Exhibitions, Research, Criticism, Commentary

A chronology of 3,585 references across art, science, technology, and culture
“An artist can bring a protest’s typography into an art space or institution, not to sterilize it or water it down, but to keep it from getting lost to a materialistic news cycle that is only focused on what’s next.”
– Critic Aaron Boehmer, on artists Patrick Martinez and Be Oakley’s practice of repurposing protest typography, from Martinez’s “DEPORT ICE” neon lawn signs to Oakley’s open source fonts derived from Gay Liberation Movement signage.

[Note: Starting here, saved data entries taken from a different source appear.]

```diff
-        if (mc) org = 64 + b * 64 + (__ffsll((long long)mc) - 1);
-        else if (mp) org = __ffsll((long long)mp) - 1;
-        else if (mr) org = L.O[cur][__ffsll((long long)mr) - 1];
-        L.S[nxt][b] = sel;
-        L.O[nxt][b] = sel >= 0 ? org : -1;
-        if (sel >= 0) pick_insert(L.pick[nxt], sel, b);
-        SumLite& sm = L.sum[b];
-        sm.best_key = sel >= 0 ? (feasible == 1 ? (best & 0xFFFFFFFFFFull) : best) : 0;
-        sm.selected = sel;
-        sm.feasible = feasible;
-        sm.status = perr ? 2 : (sel >= 0 ? 0 : 1);
       }
     }
     if (iters == 0) STAMP(23);
@@ -4307,12 +4431,17 @@
     }
     if (iters < 2) STAMP(19 + iters);
     ++iters;
+    bool changed;
     {
       const int32_t so = L.S[cur][lane & 31], sn = L.S[nxt][lane & 31];
       unsigned long long m = __ballot(lane < nb && lane >= stable && sn != so);
       stable = m ? min(__ffsll((long long)m), nb) : nb;
+      changed = m != 0;
     }
     cur = nxt;
+    if (!changed) break;
+    win_fill_rows<PER>(C, L, A, L.S[cur], L.O[cur], nb, stable, R, tid);
+    lds_barrier();
     if (stable >= nb) break;
   }
   STAMP(4);
@@ -4353,23 +4482,15 @@
   const PickTab& T = L.pick[cur];
   if (wave == 0) {
     const int a = lane;
-    const int32_t Sv = a < nb ? L.S[cur][a] : -1;
-    int h = Sv >= 0 ? tab_find(T.node, Sv) : -1;
-    const bool last = h >= 0 && T.last[h] == a;
+    const PickRow& e = L.pr[a & 31];
+    const bool last = a < nb && e.node >= 0 && e.nx == KSG_BATCH;
     unsigned long long m = __ballot(last);
     if (last) {
-      Delta cum;
-      delta_of(L.pod[a], cum);
-      int nx;
-      if (T.cnt[h] > 1) pick_chain(L, L.S[cur], a, Sv, cum, nx);
-      RowV st, snap;
-      origin_rows<PER>(C, L, A, L.O[cur][a], st, snap);
       Pend p;
-      p.node = Sv;
+      p.node = e.node;
       p.pad = 0;
-      p.base = st;
-      apply_delta(st, cum, R);
-      p.after = st;
+      p.base = e.base;
+      p.after = e.after;
       st_obj<PER>(A.pnext + __popcll(m & ((1ull << a) - 1)), p);
     }
     if (lane == 0) stv<PER>(A.pnext_n, (int32_t)__popcll(m));
```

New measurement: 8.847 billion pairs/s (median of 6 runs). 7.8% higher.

“Code as Canvas: Creative Graphics in the Age of AI” sees Zach Lieberman and friends evoke code’s expressive potential at the Gwangju Media Art Platform (G.MAP) in South Korea. It features Lieberman’s MIT Media Lab Future Sketches group alongside artists including Peter Cho, Susan Detroy, and Bob Faust to explore interactive typography, AI-generated imagery, kaleidoscopic patterns, and cosmic data visualizations that reimagine programming as “sculptural language.”

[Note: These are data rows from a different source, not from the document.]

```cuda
template <class F>
PS_DEV XYZZ<F> xyzz_scalar_mul(const XYZZ<F>& p, const uint32_t* k, int nlimbs) {
  XYZZ<F> acc = XYZZ<F>::inf();
  for (int i = nlimbs - 1; i >= 0; i--) {
    uint32_t w = k[i];
#pragma unroll 1
    for (int b = 31; b >= 0; b--) {
      acc = xyzz_dbl_c(acc);
      if ((w >> b) & 1) xyzz_add_c(acc, p);
    }
  }
  return acc;
}

template <class F> PS_NOINLINE Affine<F> xyzz_to_affine_c(const XYZZ<F>& p) { return xyzz_to_affine(p); }
template <class F>
PS_NOINLINE Affine<F> xyzz_to_affine_serial(const XYZZ<F>& p) {
  if (p.is_inf()) return Affine<F>::inf();
  F zzz_inv = FieldInv<F>::inv_serial(p.zzz);
  F t = zzz_inv * p.zz;
  F zz_inv = t.sqr();
  return Affine<F>{p.x * zz_inv, p.y * zzz_inv};
}

using G1Affine = Affine<Fp>;
using G2Affine = Affine<Fp2>;
using G1XYZZ = XYZZ<Fp>;
using G2XYZZ = XYZZ<Fp2>;

}
```

### playsnark_b200/csrc/msm.cuh

```cuda
#pragma once
#include "group_ops.cuh"
#include "team.cuh"

namespace ps {

PS_DEV int msm_seg_of(const MsmPlan& p, uint32_t i) {
  int k = 0;
  while (k + 1 < p.nseg && i >= p.seg[k + 1].start) k++;
  return k;
}

struct MsmSrc {
  const uint32_t* scalars;
  uint32_t idx, b0, pt, nbase;
  int mont;
};
PS_DEV MsmSrc msm_source(const MsmPlan& p, uint32_t i) {
  MsmSrc s;
  if (p.row_len) {
    const uint32_t set = i / p.row_len;
    s.scalars = p.seg[0].scalars; s.idx = i; s.mont = (int)p.seg[0].mont;
    s.b0 = set * (uint32_t)p.S * p.D; s.nbase = p.nbase[0]; s.pt = p.toff[0] + p.seg[0].first + (i - set * p.row_len);
  } else {
    const MsmSeg sg = p.seg[msm_seg_of(p, i)];
    s.scalars = sg.scalars; s.idx = i - sg.start; s.mont = (int)sg.mont;
    s.b0 = sg.set * (uint32_t)p.S * p.D; s.nbase = p.nbase[sg.set]; s.pt = p.toff[sg.set] + sg.first + s.idx;
  }
  return s;
}

PS_DEV void msm_load_scalar(const uint32_t* scalars, uint32_t i, int mont, uint32_t k[8], bool& neg) {
  Fr x;
#pragma unroll
  for (int j = 0; j < 8; j++) x.v[j] = scalars[(size_t)i * 8 + j];
  if (mont) x = x.from_mont();
  uint32_t t = ptx_sub_cc(FrParams::HALF(0), x.v[0]);
#pragma unroll
  for (int j = 1; j < 8; j++) t = ptx_subc_cc(FrParams::HALF(j), x.v[j]);
  uint32_t borrow = ptx_subc(0, 0);
  neg = borrow != 0;
  if (neg) {
    uint32_t m[8];
    m[0] = ptx_sub_cc(FrParams::MOD(0), x.v[0]);
#pragma unroll
    for (int j = 1; j < 8; j++) m[j] = ptx_subc_cc(FrParams::MOD(j), x.v[j]);
#pragma unroll
    for (int j = 0; j < 8; j++) x.v[j] = m[j];
  }
#pragma unroll
  for (int j = 0; j < 8; j++) k[j] = x.v[j];
}

PS_DEV uint32_t msm_take_bits(uint32_t k[8], int c) {
  uint32_t v = k[0] & ((1u << c) - 1);
#pragma unroll
  for (int j = 0; j < 7; j++) k[j] = (k[j] >> c) | (k[j + 1] << (32 - c));
  k[7] >>= c;
  return v;
}
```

“Another day. Another night.,” Barbara Kruger’s first comprehensive Spanish survey fills Guggenheim Bilbao with text-based provocations spanning five decades. The American artist’s signature declarations challenge structures of power, identity, and control across walls, floors, and screens. Untitled (Forever) (2017/2025), a site-specific installation, surrounds visitors in Spanish and Basque text, weaving George Orwell’s dystopian warnings with Virginia Woolf’s insights on gendered power dynamics.

“The large, square, prints on C-type paper hold the attention effortlessly, having a modernist typographical level of simplicity, while simultaneously conveying a point of radical transition from a logic of held type to a logic of generative data.”
– Curator and researcher Bronaċ Ferran, examining John Maeda’s Morisawa 10 (1996). Ferran contemplates thirty years of software art while reviewing the Gazelli Art House exhibition “Awaken, Metamagical Hands” (which also features LIA, Golan Levin, and Lauren Lee McCarthy).

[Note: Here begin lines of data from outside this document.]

template <typename T, int NP>
__global__ __launch_bounds__(256) void add_ln_fwd_kernel(const T* __restrict__ x, const T* __restrict__ res,
                                                         int64_t res_stride, const float* __restrict__ gamma,
                                                         const float* __restrict__ beta, T* __restrict__ y,
                                                         T* __restrict__ z, float* __restrict__ mean,
                                                         float* __restrict__ rstd, int rows, int H, float eps,
                                                         float p, uint64_t seed, unsigned char* __restrict__ q8 = nullptr,
                                                         float* __restrict__ qscale = nullptr) {
  const int lane = threadIdx.x & 63;
  const float inv_keep = p > 0.f ? 1.0f / (1.0f - p) : 1.0f;
  typedef typename Vec4<T>::raw Raw;
  const int stride = gridDim.x * 4;
  int row = blockIdx.x * 4 + (threadIdx.x >> 6);
  Raw nx[NP], nr[NP];
  auto fetch = [&](int r) {
    if (r < rows) {
#pragma unroll
      for (int i = 0; i < NP; ++i) {
        const int c = (i * 64 + lane) * 4;
        if (c < H) {
          nx[i] = Vec4<T>::load_raw(x + (int64_t)r * H + c);
          if (res) nr[i] = Vec4<T>::load_raw(res + (int64_t)r * res_stride + c);
        }
      }
    }
  };
  fetch(row);
  for (; row < rows; row += stride) {
  Raw cx[NP], cr[NP];
#pragma unroll
  for (int i = 0; i < NP; ++i) { cx[i] = nx[i]; cr[i] = nr[i]; }
  fetch(row + stride);
  float4 v[NP];
  float s = 0.f;
#pragma unroll
  for (int i = 0; i < NP; ++i) {
    const int c = (i * 64 + lane) * 4;
    if (c < H) {
      float4 a = Vec4<T>::cvt(cx[i]);
      if (p > 0.f) {
        const uint64_t base = (uint64_t)row * H + c;
        float dm[4];
        dropout_mult4(seed, base, p, inv_keep, dm);
        a.x *= dm[0]; a.y *= dm[1]; a.z *= dm[2]; a.w *= dm[3];
      }
      if (res) {
        float4 r = Vec4<T>::cvt(cr[i]);
        a.x += r.x; a.y += r.y; a.z += r.z; a.w += r.w;
      }
      v[i] = a;
      s += a.x + a.y + a.z + a.w;
    }
  }
  const float mu = wave_sum(s) / (float)H;
  float q = 0.f;
#pragma unroll
  for (int i = 0; i < NP; ++i) {
    const int c = (i * 64 + lane) * 4;
    if (c < H) {
      float dx = v[i].x - mu, dy = v[i].y - mu, dz = v[i].z - mu, dw = v[i].w - mu;
      q += dx * dx + dy * dy + dz * dz + dw * dw;
    }
  }
  const float rs = rsqrtf(wave_sum(q) / (float)H + eps);
  if (lane == 0) { mean[row] = mu; rstd[row] = rs; }
  float amax = 0.f;
#pragma unroll
  for (int i = 0; i < NP; ++i) {
    const int c = (i * 64 + lane) * 4;
    if (c < H) {
      if (z) Vec4<T>::store(z + (int64_t)row * H + c, v[i]);
      const float4 g = *reinterpret_cast<const float4*>(gamma + c);
      const float4 b = *reinterpret_cast<const float4*>(beta + c);
      float4 o;
      o.x = (v[i].x - mu) * rs * g.x + b.x; o.y = (v[i].y - mu) * rs * g.y + b.y;
      o.z = (v[i].z - mu) * rs * g.z + b.z; o.w = (v[i].w - mu) * rs * g.w + b.w;
      Vec4<T>::store(y + (int64_t)row * H + c, o);
      if (q8) {
        o.x = to_f32<T>(from_f32<T>(o.x)); o.y = to_f32<T>(from_f32<T>(o.y)); o.z = to_f32<T>(from_f32<T>(o.z)); o.w = to_f32<T>(from_f32<T>(o.w));
        v[i] = o;
        amax = fmaxf(amax, fmaxf(fmaxf(fabsf(o.x), fabsf(o.y)), fmaxf(fabsf(o.z), fabsf(o.w))));
      }
    }
  }
  if (q8) {
    amax = wave_max(amax);
    const float sc = amax > 0.f ? amax * (1.0f / 448.0f) : 1.0f, inv = 1.0f / sc;
    if (lane == 0) qscale[row] = sc;
#pragma unroll
    for (int i = 0; i < NP; ++i) {
      const int c = (i * 64 + lane) * 4;
      if (c < H) {
        int w8 = 0;
        w8 = __builtin_amdgcn_cvt_pk_fp8_f32(v[i].x * inv, v[i].y * inv, w8, false);
        w8 = __builtin_amdgcn_cvt_pk_fp8_f32(v[i].z * inv, v[i].w * inv, w8, true);
        *reinterpret_cast<int*>(q8 + (int64_t)row * H + c) = w8;
      }
    }
  }
  }
}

“WE DID THIS TO OURSELVES,” a survey of Ron Terada’s news and typography-focused works, opens at The Power Plant in Toronto. Grimly articulating the surrealism and noise of the post-truth information landscape, the Canadian artist’s monumental painting series TL;DR (2017-22) takes centre stage, immersing gallery visitors in the “overwhelming experience” of perusing a wall of weird tech headlines (collected from The Verge) rendered in the familiar and authoritative New York Times typeface.

Central London live music venue Outernet debuts a new kinetic identity designed by type and motion studios NaN and DBLG. Dense and dynamic, a grid of animated wordmarks and mutating colourful 3D forms scroll across the venue’s prominent 200 m media façade. NaN describes their contributed custom tilted display monospace typeface as drawing inspiration from “coding vernacular,” a graphic “doubling down on the tech-oriented physical internet identity of the venue.”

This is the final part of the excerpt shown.